Linear mixed effects regression modelling of vowel durations, with vowel (foot, goose, thought), context, speaker sex and age as fixed effects and speakers and utterances as random effects returned a best-fit model in which there were significant simple effects for vowel (χ2(2) = 156.05, p < .0001) and context (χ2(1) = 29.58, p < .0001), as well as interactions of context with vowel (χ2(2) = 17.69, p < .0001), with sex (χ2(1) = 17.00, p < .0001), and with age (χ2(4) = 73.91, p < .0001), and of vowel with age (χ2(2) = 7.85, p < .05). The overall simple effect of context was that durations were longer in the word-list context than in the sentence context. The interaction of context with vowel arose because the context effect was stronger for the longer vowels (goose and thought). The interaction of context with sex resulted from a stronger effect of context for the female speakers, and the interaction of context with age arose because the younger speakers showed a stronger effect (largely through greater vowel length reduction in the sentence context) than the mid-age and older speakers. The remaining interaction, of vowel with age, is illustrated in Figure 10. While there is some reduction in the length of both goose and thought with decreasing age, the differences between foot and both of these vowels are consistently present, and there is no clear support for Kennedy's claim that foot‒thought duration differences are less evident for younger speakers (Kennedy Reference Kennedy2004).

Figure 10 Durations of foot, goose and thought by age (means and standard errors).

It has been noted (Easton & Bauer Reference Easton and Bauer2000, Bauer et al. Reference Bauer, Warren, Bardsley, Kennedy and Major2007) that both of the longer vowels in this set are prone to diphthongisation, with an off-glide for thought and an on-glide for goose. The average Euclidean distance from the midpoint of thought to the later measurement point (0.75 duration) for that vowel is 0.137 S units, while that from the early measurement point (0.25 duration) to the midpoint of goose is 0.110 S units. Recall that the on-glides for fleece averaged 0.134 S units.
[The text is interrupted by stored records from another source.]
template <int DR, bool FULL>
__global__ __launch_bounds__(64, BDF_COL_WAVES) void k_rows_col(SampleArgs a_in, ColPlanDev p_in, uint32_t fac_bytes)
{
    __shared__ __attribute__((aligned(16))) double lds[4 * 272 + 768];
    const int w = blockIdx.x;
    if (w >= p_in.n_waves) return;
    const int r_end = p_in.wave_round[w + 1];
    if (a_in.span && threadIdx.x == 0) atomicMin(a_in.span + 2 * (w & 63), (unsigned long long)__builtin_amdgcn_s_memrealtime());
    CSTAMP_DECL;
#pragma nounroll
    for (int rd = p_in.wave_round[w]; rd < r_end; rd++) {
    int zero = 0, lane = threadIdx.x;
    asm volatile("" : "+s"(zero), "+v"(lane));
    const SampleArgs &a = (&a_in)[zero];
    const ColPlanDev &p = (&p_in)[zero];
    const int j = lane & 15, g = lane >> 4;
    const TermDev &T = a.t[0];
    const int D = FULL ? 32 : a.D;
    const int ec0 = D - 1 - j, ec1 = D - 17 - j;
    const int n0 = ec0, n1 = ec1 >= 0 ? ec1 : 0;
    const bool ok1 = ec1 >= 0;
    const uint32_t rowb = (uint32_t)D * 8u;
    const uint32_t eo = FULL ? (uint32_t)ec1 * 8u : (uint32_t)ec0 * 8u;
    const __amdgpu_buffer_rsrc_t rs = __builtin_amdgcn_make_buffer_rsrc((void *)T.fac[0], 0, (int)fac_bytes, 0x00020000);
    const bool coded = T.packed != nullptr;
    const double mean = T.mean;
    {
        const ColJob jb = p.jobs[(int64_t)rd * 4 + g];
        const bool live = jb.row >= 0;
        const int n = live ? jb.count : 0;
        const unsigned lds_img = (unsigned)__builtin_amdgcn_readfirstlane((int)(unsigned)(size_t)(__attribute__((address_space(3))) double *)(lds + 4 * 272));
        bool have_prior = true;
        if (a.ready) have_prior = __builtin_amdgcn_readfirstlane((int)((int32_t)(__hip_atomic_load(a.ready, __ATOMIC_RELAXED, __HIP_MEMORY_SCOPE_AGENT) - a.ready_want) >= 0)) != 0;
        if (have_prior) col_prior_dma(a.prior_c, lds_img, lane);
        double A0[33], A1[33];
#pragma unroll
        for (int i = 0; i < 33; i++) { A0[i] = 0.0; A1[i] = 0.0; }
        int nmax = n;
        nmax = max(nmax, __shfl_xor(nmax, 16));
        nmax = max(nmax, __shfl_xor(nmax, 32));
        nmax = __builtin_amdgcn_readfirstlane(nmax);
        if (nmax > 0) {
            const uint32_t *packed = coded ? T.packed + jb.q_begin : nullptr;
            const int32_t *colidx = T.colidx + jb.q_begin;
            const double *vals = T.vals + jb.q_begin;
            const double *table = T.table;
#define COL_CHUNK(c0, IDW, R)                                                                     \
            {                                                                                     \
                const int o_ = (c0) + j;                                                          \
                IDW = 0xffffffu; R = 0.0;                                                         \
                if (o_ < n) {                                                                     \
                    if (coded) { const uint32_t pw_ = packed[o_]; IDW = pw_; R = table[pw_ >> 24] - mean; } \
                    else { IDW = (uint32_t)colidx[o_]; R = vals[o_] - mean; }                     \
                }                                                                                 \
                IDW = __umul24(IDW, rowb);       \
            }
            uint32_t idw_c, idw_n;
            double r_c, r_n;
            COL_CHUNK(0, idw_c, r_c)
            double ba[4][2], bb[4][2];
            col_gather4<FULL, 0>(ba, rs, idw_c, rowb, eo, ok1);
            for (int c0 = 0;; c0 += 16) {
                COL_CHUNK(c0 + 16, idw_n, r_n)
                col_gather4<FULL, 4>(bb, rs, idw_c, rowb, eo, ok1);
                __builtin_amdgcn_sched_barrier(0);
                col_compute4<DR, 0>(A0, A1, ba, r_c);
                if (c0 + 4 >= nmax) break;
                col_gather4<FULL, 8>(ba, rs, idw_c, rowb, eo, ok1);
                __builtin_amdgcn_sched_barrier(0);
                col_compute4<DR, 4>(A0, A1, bb, r_c);
                if (c0 + 8 >= nmax) break;
                col_gather4<FULL, 12>(bb, rs, idw_c, rowb, eo, ok1);
                __builtin_amdgcn_sched_barrier(0);
                col_compute4<DR, 8>(A0, A1, ba, r_c);
                if (c0 + 12 >= nmax) break;
                col_gather4<FULL, 0>(ba, rs, idw_n, rowb, eo, ok1);
                __builtin_amdgcn_sched_barrier(0);
                col_compute4<DR, 12>(A0, A1, bb, r_c);
                if (c0 + 16 >= nmax) break;
                idw_c = idw_n; r_c = r_n;
            }
#undef COL_CHUNK
        }
#ifdef BDF_K1_STAMPS
        asm volatile("s_nop 0" :: "v"(A0[0]), "v"(A0[32]), "v"(A1[31]));
        st_steps += (unsigned long long)nmax; st_rounds++;
#endif
        CSTAMP(st_acc);
        const unsigned fl = (unsigned)jb.flags;
        if (__builtin_amdgcn_readfirstlane((int)(__ballot((fl & COLF_PAIR) != 0) != 0ull))) {
#ifdef BDF_K1_STAMPS
            st_folds++;
#endif
            col_fold<16>(A0, A1, (fl & COLF_PAIR) ? 1.0 : 0.0);
            if (__builtin_amdgcn_readfirstlane((int)(__ballot((fl & COLF_QUAD) != 0) != 0ull)))
                col_fold<32>(A0, A1, (fl & COLF_QUAD) ? 1.0 : 0.0);
        }
        if (__builtin_amdgcn_readfirstlane((int)(fl & COLF_MULTI))) {
            const int srow = __builtin_amdgcn_readfirstlane(jb.srow);
            double *dst = p.partials + (int64_t)__builtin_amdgcn_readfirstlane(jb.slot) * COL_PSZ + j;
            if (g == 0) {
#pragma unroll
                for (int e = 0; e < 33; e++) __hip_atomic_store(dst + e * 16, A0[e], __ATOMIC_RELAXED, __HIP_MEMORY_SCOPE_AGENT);
#pragma unroll
                for (int e = 33; e < 50; e++) __hip_atomic_store(dst + e * 16, A1[e - 17], __ATOMIC_RELAXED, __HIP_MEMORY_SCOPE_AGENT);
            }
            const ColSplit sr = p.rows[srow];
            asm volatile("s_waitcnt vmcnt(0)" ::: "memory");
            int old = 0;
            if (lane == 0) old = __hip_atomic_fetch_add(p.arrived + srow, 1, __ATOMIC_RELAXED, __HIP_MEMORY_SCOPE_AGENT);
            old = __builtin_amdgcn_readfirstlane(old);
#ifdef BDF_K1_STAMPS
            st_parts++;
            if (old == sr.n_slots - 1) st_fins++;
#endif
            if (old != sr.n_slots - 1) { CSTAMP(st_mid); continue; }
            __builtin_amdgcn_fence(__ATOMIC_ACQUIRE, "agent");
            asm volatile("s_waitcnt vmcnt(0)" ::: "memory");
            if (lane == 0) p.arrived[srow] = 0;
            const double *src = p.partials + (int64_t)sr.slot_begin * COL_PSZ + j;
            col_slot_load<0, 50, false>(A0, A1, src + (int64_t)(g < sr.n_slots ? g : 0) * COL_PSZ, g < sr.n_slots ? 1.0 : 0.0);
            for (int s0 = 4; s0 < sr.n_slots; s0 += 4) {
                const bool on = s0 + g < sr.n_slots;
                const double *sp = src + (int64_t)(on ? s0 + g : 0) * COL_PSZ;
                const double m = on ? 1.0 : 0.0;
                col_slot_load<0, 16, true>(A0, A1, sp, m);
                asm volatile("" ::: "memory");
                col_slot_load<16, 33, true>(A0, A1, sp, m);
                asm volatile("" ::: "memory");
                col_slot_load<33, 50, true>(A0, A1, sp, m);
                asm volatile("" ::: "memory");
            }
            col_fold<16>(A0, A1, 1.0);
            col_fold<32>(A0, A1, 1.0);
        }
        CSTAMP(st_mid);
        double z0 = 0.0, z1 = 0.0;
        {
            double ze = 0.0, zo = 0.0;
            if (live && 2 * j < D) bdf_normal_pair(a.seed, a.sweep, BDF_P_ROW, a.entity_tag, (uint64_t)(uint32_t)jb.orig, (uint32_t)j, ze, zo);
            const int base = lane & 48;
            const double ze0 = __shfl(ze, base + (n0 >> 1)), zo0 = __shfl(zo, base + (n0 >> 1));
            const double ze1 = __shfl(ze, base + (n1 >> 1)), zo1 = __shfl(zo, base + (n1 >> 1));
            z0 = (n0 & 1) ? zo0 : ze0;
            z1 = ok1 ? ((n1 & 1) ? zo1 : ze1) : 0.0;
        }
        asm volatile("" ::: "memory");
        CSTAMP(st_rng);
        {
            double *tl = lds + g * 272;
#pragma unroll
            for (int r = 0; r < 16; r++) tl[r * 17 + j] = A0[16 + r];
            wave_sync();
#pragma unroll
            for (int i = 0; i < 16; i++) A1[i] = tl[j * 17 + i];
            wave_sync();
        }
        CSTAMP(st_mid);
        const double alpha = term_alpha(T);
        if (!have_prior) {
            int spins = 0;
            while ((int32_t)(__hip_atomic_load(a.ready, __ATOMIC_RELAXED, __HIP_MEMORY_SCOPE_AGENT) - a.ready_want) < 0) {
                __builtin_amdgcn_s_sleep(16);
                if (++spins > (1 << 22)) { if (lane == 0) atomicOr_system(a.flag, 16); break; }
            }
            col_prior_dma(a.prior_c, lds_img, lane);
        }
        {
            const double *pb = a.prior_b + (a.mu_is_matrix && live ? (int64_t)jb.row * D : 0);
            const double b0 = __hip_atomic_load(pb + n0, __ATOMIC_RELAXED, __HIP_MEMORY_SCOPE_AGENT);
            const double b1 = __hip_atomic_load(pb + n1, __ATOMIC_RELAXED, __HIP_MEMORY_SCOPE_AGENT);
            asm volatile("s_waitcnt vmcnt(0)" ::: "memory");
            wave_sync();
            const double *img = lds + 4 * 272;
            col_prior_lds<0, 0, DR>(A0, img, alpha, j);
            col_prior_lds<1, 0, DR>(A1, img, alpha, j);
            A0[32] = fma(alpha, A0[32], b0);
            A1[32] = ok1 ? fma(alpha, A1[32], b1) : 0.0;
            wave_sync();
        }
#ifdef BDF_K1_STAMPS
        asm volatile("s_nop 0" :: "v"(A0[0]), "v"(A0[31]), "v"(A1[0]), "v"(A1[31]));
#endif
        CSTAMP(st_prior);
        double d0 = 1.0, d1 = 1.0;
        fin_factor<DR, 0>(A0, A1, d0, d1, j);
        const bool lead = live && (fl & COLF_LEADER);
        if (lead && (!(d0 > 0.0) || (ok1 && !(d1 > 0.0)))) atomicOr_system(a.flag, 1);
        const double rd0 = fast_rcp(d0), rd1 = fast_rcp(d1);
        double y0 = fma(z0, fast_rsqrt(d0), A0[32] * rd0), y1 = fma(z1, fast_rsqrt(d1), A1[32] * rd1);
        fin_backward<DR - 1>(A0, A1, y0, y1, rd0, rd1, j);
        if (lead) __hip_atomic_store(a.out + ((int64_t)jb.row * D + ec0), y0, __ATOMIC_RELAXED, __HIP_MEMORY_SCOPE_AGENT);
        if (lead && ok1) __hip_atomic_store(a.out + ((int64_t)jb.row * D + ec1), y1, __ATOMIC_RELAXED, __HIP_MEMORY_SCOPE_AGENT);
        CSTAMP(st_fin);
    }
    }
    if (a_in.done) {
        asm volatile("s_waitcnt vmcnt(0)" ::: "memory");
        if (threadIdx.x == 0) __hip_atomic_fetch_add(a_in.done + BDF_DONE_STRIDE * (w & (BDF_DONE_SHARDS - 1)), 1u, __ATOMIC_RELAXED, __HIP_MEMORY_SCOPE_AGENT);
    }
    if (a_in.span && threadIdx.x == 0) atomicMax(a_in.span + 2 * (w & 63) + 1, (unsigned long long)__builtin_amdgcn_s_memrealtime());
#ifdef BDF_K1_STAMPS
    if (threadIdx.x == 0 && a_in.b_dump && w < 65536) {
        unsigned long long *d = (unsigned long long *)a_in.b_dump + (size_t)w * 16;
        d[0] = st_begin; d[8] = st_t; d[6] = st_rounds; d[7] = st_steps;
        d[1] = st_parts; d[2] = st_fins; d[3] = st_folds;
        d[11] = st_rng; d[12] = st_acc; d[13] = st_mid; d[14] = st_prior; d[15] = st_fin;
        d[9] = __builtin_amdgcn_s_getreg((4 - 1) << 11 | 0 << 6 | 4) | ((unsigned long long)__builtin_amdgcn_s_getreg((32 - 1) << 11 | 0 << 6 | 4));
        d[10] = __builtin_amdgcn_s_getreg((4 - 1) << 11 | 0 << 6 | 20);
    }
#endif
}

Linear mixed effects modelling of thought off-glides and goose on-glides as dependent variables included context, speaker sex and age as fixed effects and speakers and utterances as random effects. The best-fit model for goose on-glides returned no significant effects at all, that is, goose on-glides appear stable across the contexts and speaker groups examined here. However, the best-fit model for thought off-glides returned a significant simple effect for age (χ2(2) = 6.11, p < .05), but no other effects. The diphthongisation of thought increases as age decreases (older: 0.124; mid-age: 0.134; younger: 0.153; the difference between older and younger was significant with t = –2.44, p < .05, but mid-age differed significantly from neither of the other groups). Interestingly, average thought diphthongisation is positively correlated with average Euclidean distance between foot and thought (Spearman's rho = 0.187, p < .05). That is, diphthongisation of thought is clearly not a result of any increasing overlap in vowel space with foot, since it increases as thought and foot become more separate.

4 Discussion

The acoustic analysis above of four sets of vowel comparisons in word-list and sentence materials sampled from NZSED has investigated the possibility that a number of vowel contrasts in NZE are moving towards a quantity distinction. Claims for such a development were earlier made (e.g. Bauer & Warren Reference Bauer and Warren2004, and other authors discussed in the Introduction above) for dress and fleece, kit and nurse, strut and start, and foot and thought. One of the advantages afforded by the use of the NZSED recordings is that we can consider all of these vowel contrasts for the same set of speakers, including comparisons of female and male speakers and with age-grading showing possible changes in apparent time.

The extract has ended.